Is Transfer of Structured Settlement Payments Consistent with the Legislative Intent?

Legislative Intent | Statutory Requirements | Structured Settlements | Tax Subsidies | Informational Resources

The only reason why the Congress enacted laws authorizing significant tax subsidies for structured settlement recipients was to encourage them (the Injured parties) to opt for a steady stream of financial income over time (i.e. a structured settlement periodic payments program), and not settle for a big chunk of change -i.e. a lump sum amount -up font.

Considering the above, once can not help but deduce that transfer of one's rights in structured settlements is not consistent with the original purpose for extending such tax subsidies to structured settlement agreements. There is no way to waffle around the above truth.
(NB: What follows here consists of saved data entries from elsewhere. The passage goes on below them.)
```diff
-template <int ACT, int LOSS>
-static int launch_decode(const Operand& A, const Operand& B, const GemmParams& p, cudaStream_t st) {
-  CUtensorMap ta_hi, ta_lo, tb_hi, tb_lo;
+template <int ACT, int LOSS, int BN>
+static int launch_decode(const Operand& W, const Operand& E, const GemmParams& p, cudaStream_t st) {
+  CUtensorMap tw_hi, tw_lo, te_hi, te_lo;
   int rc;
-  if ((rc = make_map(&ta_hi, A.hi, p.K, p.M, A.ld, BLOCK_M, kDecodeBK))) return rc;
-  if ((rc = make_map(&ta_lo, A.lo, p.K, p.M, A.ld, BLOCK_M, kDecodeBK))) return rc;
-  if ((rc = make_map(&tb_hi, B.hi, p.K, p.N, B.ld, kDecodeN, kDecodeBK))) return rc;
-  if ((rc = make_map(&tb_lo, B.lo, p.K, p.N, B.ld, kDecodeN, kDecodeBK))) return rc;
-  constexpr int smem = kDecodeStages * (2 * BLOCK_M * kDecodeBK * 2 + 2 * kDecodeN * kDecodeBK * 2) + BLOCK_M * (kDecodeN + 4) * 4 + 1024;
-  auto kern = decode_fused_kernel<ACT, LOSS>;
+  if ((rc = make_map(&tw_hi, W.hi, p.K, p.M, W.ld, BLOCK_M, kDecodeBK))) return rc;
+  if ((rc = make_map(&tw_lo, W.lo, p.K, p.M, W.ld, BLOCK_M, kDecodeBK))) return rc;
+  if ((rc = make_map(&te_hi, E.hi, p.K, p.N, E.ld, BN, kDecodeBK))) return rc;
+  if ((rc = make_map(&te_lo, E.lo, p.K, p.N, E.ld, BN, kDecodeBK))) return rc;
+  constexpr int smem = decode_smem<BN>();
+  auto kern = decode_fused_kernel<ACT, LOSS, BN>;
   static bool attr_done[64] = {false};
   if ((rc = ensure_smem_attr(kern, smem, attr_done))) return rc;
-  const int tiles = ((p.M + BLOCK_M - 1) / BLOCK_M) * ((p.N + kDecodeN - 1) / kDecodeN);
+  const int tiles = ((p.M + BLOCK_M - 1) / BLOCK_M) * ((p.N + BN - 1) / BN);
   const int n = tiles < sm_count() ? tiles : sm_count();
-  kern<<<n, kDecodeThreads, smem, st>>>(ta_hi, ta_lo, tb_hi, tb_lo, p);
+  kern<<<n, kDecodeThreads, smem, st>>>(tw_hi, tw_lo, te_hi, te_lo, p);
   return DAE_OK;
+}
+
+static int decode_batch_tile(int F, int B) {
+  const long long tiles_f = (F + kDecodeN - 1) / kDecodeN, sms = sm_count();
+  const long long cost128 = (tiles_f * ((B + 127) / 128) + sms - 1) / sms * 128;
+  const long long cost136 = (tiles_f * ((B + 135) / 136) + sms - 1) / sms * 136;
+  return cost136 < cost128 ? 136 : 128;
+}
+
+template <int ACT, int LOSS>
+static int launch_decode_any(const Operand& W, const Operand& E, const GemmParams& p, cudaStream_t st) {
+  return decode_batch_tile(p.M, p.N) == 136 ? launch_decode<ACT, LOSS, 136>(W, E, p, st) : launch_decode<ACT, LOSS, 128>(W, E, p, st);
 }
 
 template <int KMAX>
@@ -1243,7 +1308,7 @@
   DAE_REQUIRE(lde % 8 == 0 && ldw % 8 == 0 && ld_dz % 32 == 0 && ld_dz >= F, "dae_decode_fused_bf16x3: bad leading dimensions");
   cudaStream_t st = (cudaStream_t)stream;
   GemmParams p{};
-  p.M = Brows; p.N = F; p.K = K; p.k_splits = 1; p.alpha = 1.0f; p.special_col = -1;
+  p.M = F; p.N = Brows; p.K = K; p.k_splits = 1; p.alpha = 1.0f; p.special_col = -1;
   p.indptr = indptr; p.indices = indices; p.values = values; p.rows = rows; p.bv = bv; p.weight = weight; p.stats = stats;
   p.dz_hi = (__nv_bfloat16*)dz_hi; p.dz_lo = (__nv_bfloat16*)dz_lo; p.ld_dz = ld_dz; p.row_loss_part = row_loss_part;
   p.tile_ptr = tile_ptr;
@@ -1251,9 +1316,9 @@
     int rc0 = dae_decode_prepare(Brows, F, indptr, indices, rows, row_loss_part, tile_ptr, stream);
     if (rc0) return rc0;
   }
-  Operand A{e_hi, e_lo, lde, 0}, B{w_hi, w_lo, ldw, 0};
+  Operand Wop{w_hi, w_lo, ldw, 0}, Eop{e_hi, e_lo, lde, 0};
   int rc = 0;
-#define DAE_DEC(ACT, LOSS) rc = launch_decode<ACT, LOSS>(A, B, p, st)
+#define DAE_DEC(ACT, LOSS) rc = launch_decode_any<ACT, LOSS>(Wop, Eop, p, st)
   if (loss_func == DAE_LOSS_CE) {
     if (dec_act == DAE_ACT_SIGMOID) DAE_DEC(DAE_ACT_SIGMOID, DAE_LOSS_CE);
     else if (dec_act == DAE_ACT_TANH) DAE_DEC(DAE_ACT_TANH, DAE_LOSS_CE);
```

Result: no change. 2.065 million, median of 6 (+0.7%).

If one were to be simply guided by the original legislative intent that led to those tax subsidies, the subsequent transfer of the payment stream under a structured settlement arrangement simply subverts the very purpose of the structured settlement provision of the Code -which apparently was written for the sole purpose of promoting a relatively safer/conservative route of providing a steady, guaranteed stream of revenue for the injured.

In addition to the above, here are a few reasons why some people just don't like this whole concept of investors (individuals, Financial Institutions, and Life Insurance Companies, etc.) buying off such "distressed revenue streams" at deep discounts from injured individuals:

  • Irresponsible Transfer of Structured Settlement Rights Can Cause Serious Health Care Issues for the Injured: Unless extreme caution has been exercised, it is possible that the Injured Party may prematurely exhaust the cash on hand, and be left with no resources to provide for any care that may be needed.
  • Greater Burden For The Taxpayers at Large: Many individuals who opt for a lump sum settlement initially, or on a later date, wind up being supported through taxpayer programs such as Medicaid, or in their later years through Medicare. This results in transfer of the cost of such care to taxpayer funded programs -the cost that would have otherwise been paid for by the original periodic (structured settlement) payments agreement.
  • Detremental Effects on Recipient's Quality of Life: If the lump sum amount so received gets exhausted prematurely, the Injured Party is most likely be faced with having to deal with financial crisis -something that they would have been spared had that individual not transferred away his rights to a structured settlement. There are greater chances that the injured person would have a better quality of life if his/her worries regarding ongoing cash-flow related issues were taken care of in the form of a guaranteed, steady, structured settlement revenue stream.
  • The Injured Person Usually Gets Only a Deeply Discounted Amount: Considering that almost all such subsequent purchases of the payment stream under a structured settlement arrangement by so-called "discounting" or "factoring" companies often occurs at deep discount, the lump sum amounts that most Injured Persons receive are almost always significantly lower than the true value of a structured settlement revenue stream. Considering the fact that those companies are doing this for a profit, it should be no surprise to anyone that the recipient winds up with less than the true fair-market value of what would have otherwise been one of the most reliable, guaranteed, and steady revenue stream that one can possible get.

It is due to the above concerns that the legislators have tried to "discourage" such transactions by considering to impose an excise tax on all such transactions. Their rationale being: Those tax subsidies were created to promote types of transactions that better protect the injured. Considering that subsequent transfers are thought to subvert the original legislative intent, such practices that are being "addressed" by subjecting all such transaction to a significant excise tax.

Of course, those that support one's right to do whatever one wishes with one's financial assets (including the revenue streams being provided using a vehicle such as structured settlements) are quick to point out the following:

  • Keep The Government Out of Victim's Personal Affairs: They believe that government has no business telling the injured persons (i.e. the victims) what is best for them, or how to best invest their money.
  • Do Not Deprive the Victim of Investment Opportunities: Not allowing someone to maximize the returns on their financial resources is just plain wrong, outright undemocratic.
  • Don't Over-Regulate Structured Settlements Trade: If this industry is allowed to grow, and if/when it becomes truly competitive, the Injured Party wins -because as the structured settlement "factoring" trade evolves into a competitive industry, the seller would receive the full fair-market value of his annuity.

The supporters of Structured Settlements "factoring" trade claim that those "apparently" deep discounts are nothing more than their opportunity cost of investment funds. They further claim that as this industry becomes truly competitive, those seemingly large discounts may shrink, making it increasingly more favorable to the seller.